• [TASK DETAILS]: Pull every line from the records that has the word "char" in it.

• [DATASET EXTRACT]:
template <int R>
__device__ __forceinline__ void tile_product(const char* img , const bf16x8 (&A)[4][3], f32x4 (&acc)[R / 16]) {
    constexpr int PIECE_B = Img<R>::PIECE_B, NS = (R / 16) * 4;
    bf16x8 b[2][3];
#pragma unroll
    for (int pc = 0; pc < 3; ++pc) b[0][pc] = *reinterpret_cast<const bf16x8*>(img + pc * PIECE_B);
#pragma unroll
    for (int s = 0; s < NS; ++s) {
        const int rt = s >> 2, kb = s & 3;
        if (s + 1 < NS) {
            const int rt2 = (s + 1) >> 2, kb2 = (s + 1) & 3;
#pragma unroll
            for (int pc = 0; pc < 3; ++pc)
                b[(s + 1) & 1][pc] = *reinterpret_cast<const bf16x8*>(img + pc * PIECE_B + rt2 * 16 * LDK * 2 + kb2 * 64);
        }
        const bf16x8 bh = b[s & 1][0], bm = b[s & 1][1], bl = b[s & 1][2];
        f32x4 c = acc[rt];
        c = __builtin_amdgcn_mfma_f32_16x16x32_bf16(A[kb][2], bm, c, 0, 0, 0);
        c = __builtin_amdgcn_mfma_f32_16x16x32_bf16(A[kb][1], bl, c, 0, 0, 0);
        c = __builtin_amdgcn_mfma_f32_16x16x32_bf16(A[kb][2], bh, c, 0, 0, 0);
        c = __builtin_amdgcn_mfma_f32_16x16x32_bf16(A[kb][0], bl, c, 0, 0, 0);
        c = __builtin_amdgcn_mfma_f32_16x16x32_bf16(A[kb][1], bm, c, 0, 0, 0);
        c = __builtin_amdgcn_mfma_f32_16x16x32_bf16(A[kb][1], bh, c, 0, 0, 0);
        c = __builtin_amdgcn_mfma_f32_16x16x32_bf16(A[kb][0], bm, c, 0, 0, 0);
        c = __builtin_amdgcn_mfma_f32_16x16x32_bf16(A[kb][0], bh, c, 0, 0, 0);
        acc[rt] = c;
        __builtin_amdgcn_sched_barrier(0);
    }
}

template <int PIECE_B>
__device__ __forceinline__ void stage_row4(char* dst , const float4 v) {
    unsigned h0, m0, l0, h1, m1, l1, h2, m2, l2, h3, m3, l3;
    split3_trunc(v.x, h0, m0, l0); split3_trunc(v.y, h1, m1, l1); split3_trunc(v.z, h2, m2, l2); split3_trunc(v.w, h3, m3, l3);
    *reinterpret_cast<uint2*>(dst) = pack_hi16x4(h0, h1, h2, h3);
    *reinterpret_cast<uint2*>(dst + PIECE_B) = pack_hi16x4(m0, m1, m2, m3);
    *reinterpret_cast<uint2*>(dst + 2 * PIECE_B) = pack_hi16x4(l0, l1, l2, l3);
}

struct TileWalk {
    int n_tiles, stride, mine;
    __device__ TileWalk(int n_rows, int R) {
        n_tiles = (n_rows + R - 1) / R;
        stride = gridDim.x;
        mine = (int)blockIdx.x < n_tiles ? (n_tiles - 1 - (int)blockIdx.x) / stride + 1 : 0;
    }
    __device__ int tile(int k) const { return blockIdx.x + k * stride; }
    __device__ int clamped(int k) const { return blockIdx.x + (k < mine ? k : (mine > 0 ? mine - 1 : 0)) * stride; }
};

template <int CG, int NX, bool XOUT, int R, bool AUX = false>
__global__ __launch_bounds__(1024, 1) void gn_gemm_fwd_pc_kernel(LinComb xin, int n_rows, float eps,
                                                                const float* __restrict__ gamma,
                                                                const float* __restrict__ beta,
                                                                const float* __restrict__ W, int has_time, float t,
                                                                float* __restrict__ S, float* __restrict__ xout,
                                                                AuxCoef acoef, float* __restrict__ aux)
{
    static_assert(!AUX || NX > 0, "the second combination needs the raw terms");
    constexpr int PIECE_B = Img<R>::PIECE_B, BUF_B = Img<R>::BUF_B;
    constexpr int RPT = R / 8;
    extern __shared__ __attribute__((aligned(16))) float smem[];
    char* lds = reinterpret_cast<char*>(smem);
    const TileWalk tw(n_rows, R);
    if (threadIdx.x >= 512) {
        const int grp = (threadIdx.x - 512) >> 8, pt = (threadIdx.x - 512) & 255;
        const int trow = pt >> 5, tcol = 4 * (pt & 31);
        const float4 gmv = gamma ? ld4(gamma + tcol) : make_float4(1.f, 1.f, 1.f, 1.f);
        const float4 btv = beta ? ld4(beta + tcol) : make_float4(0.f, 0.f, 0.f, 0.f);
        constexpr int NXR = NX > 0 ? NX : 1;
        float4 xr[NXR][RPT];
        auto prefetch = [&](int k) {
            const int tile = tw.clamped(k);
#pragma unroll
            for (int p = 0; p < RPT; ++p) {
                const int row = tile * R + RPT * trow + p;
                const int64_t off = (int64_t)(row < n_rows ? row : n_rows - 1) * D + tcol;
                if (NX > 0) {
#pragma unroll
                    for (int j = 0; j < NXR; ++j) xr[j][p] = ld4(xin.ptr[j] + off);
                } else {
                    xr[0][p] = lc_load4(xin, off);
                }
            }
        };
        auto stage = [&](int k) {
            char* img = lds + (k & 1) * BUF_B + (RPT * trow) * LDK * 2 + tcol * 2;
            const int tile = tw.tile(k);
#pragma unroll
            for (int p = 0; p < RPT; ++p) {
                const int row = tile * R + RPT * trow + p;
                float4 x = xr[0][p];
                if (NX > 0) {
                    x = make_float4(0.f, 0.f, 0.f, 0.f);
#pragma unroll
                    for (int j = 0; j < NXR; ++j) {
                        const float c = xin.coef[j];
                        x.x = fmaf(c, xr[j][p].x, x.x); x.y = fmaf(c, xr[j][p].y, x.y);
                        x.z = fmaf(c, xr[j][p].z, x.z); x.w = fmaf(c, xr[j][p].w, x.w);
                    }
                }
                if (XOUT && row < n_rows) *reinterpret_cast<float4*>(xout + (int64_t)row * D + tcol) = x;
                if (AUX) {
                    float4 a = make_float4(0.f, 0.f, 0.f, 0.f);
#pragma unroll
                    for (int j = 0; j < NXR; ++j) {
                        const float c = acoef.c[j];
                        a.x = fmaf(c, xr[j][p].x, a.x); a.y = fmaf(c, xr[j][p].y, a.y);
                        a.z = fmaf(c, xr[j][p].z, a.z); a.w = fmaf(c, xr[j][p].w, a.w);
                    }
                    if (row < n_rows) *reinterpret_cast<float4*>(aux + (int64_t)row * D + tcol) = a;
                }
                float4 xn = gn_forward_v<CG>(x, eps, gmv, btv);
                if (row >= n_rows) xn = make_float4(0.f, 0.f, 0.f, 0.f);
                stage_row4<PIECE_B>(img + p * LDK * 2, xn);
            }
        };
        prefetch(grp);
        if (grp == 0 && tw.mine > 0) { stage(0); prefetch(2); }
        lds_barrier();
        for (int k = 0; k < tw.mine; ++k) {
            if (((k + 1) & 1) == grp && k + 1 < tw.mine) { stage(k + 1); prefetch(k + 3); }
            lds_barrier();
        }
        return;
    }
    const int wave = threadIdx.x >> 6, l = threadIdx.x & 63, r = l & 15, g = l >> 4;
    const int n0 = 16 * wave;
    bf16x8 A[4][3];
    load_weight_pieces(A, [&](int m, int k) { return W[(int64_t)(k + has_time) * D + n0 + m]; });
    f32x4 t0 = {0.f, 0.f, 0.f, 0.f};
    if (has_time) { const float4 w0 = ld4(W + n0 + 4 * g); t0 = (f32x4){t * w0.x, t * w0.y, t * w0.z, t * w0.w}; }
    const int rd_off = r * LDK * 2 + g * 16;
    lds_barrier();
    for (int k = 0; k < tw.mine; ++k) {
        f32x4 acc[R / 16];
#pragma unroll
        for (int rt = 0; rt < R / 16; ++rt) acc[rt] = t0;
        tile_product<R>(lds + (k & 1) * BUF_B + rd_off, A, acc);
        const int row0 = tw.tile(k) * R + r;
#pragma unroll
        for (int rt = 0; rt < R / 16; ++rt) {
            const int row = row0 + 16 * rt;
            if (row < n_rows)
                *reinterpret_cast<float4*>(S + (int64_t)row * D + n0 + 4 * g) = make_float4(acc[rt][0], acc[rt][1], acc[rt][2], acc[rt][3]);
        }
        lds_barrier();
    }
}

• [REPLY TO THE TASK]:
__device__ __forceinline__ void tile_product(const char* img , const bf16x8 (&A)[4][3], f32x4 (&acc)[R / 16]) {
__device__ __forceinline__ void stage_row4(char* dst , const float4 v) {
    char* lds = reinterpret_cast<char*>(smem);
            char* img = lds + (k & 1) * BUF_B + (RPT * trow) * LDK * 2 + tcol * 2;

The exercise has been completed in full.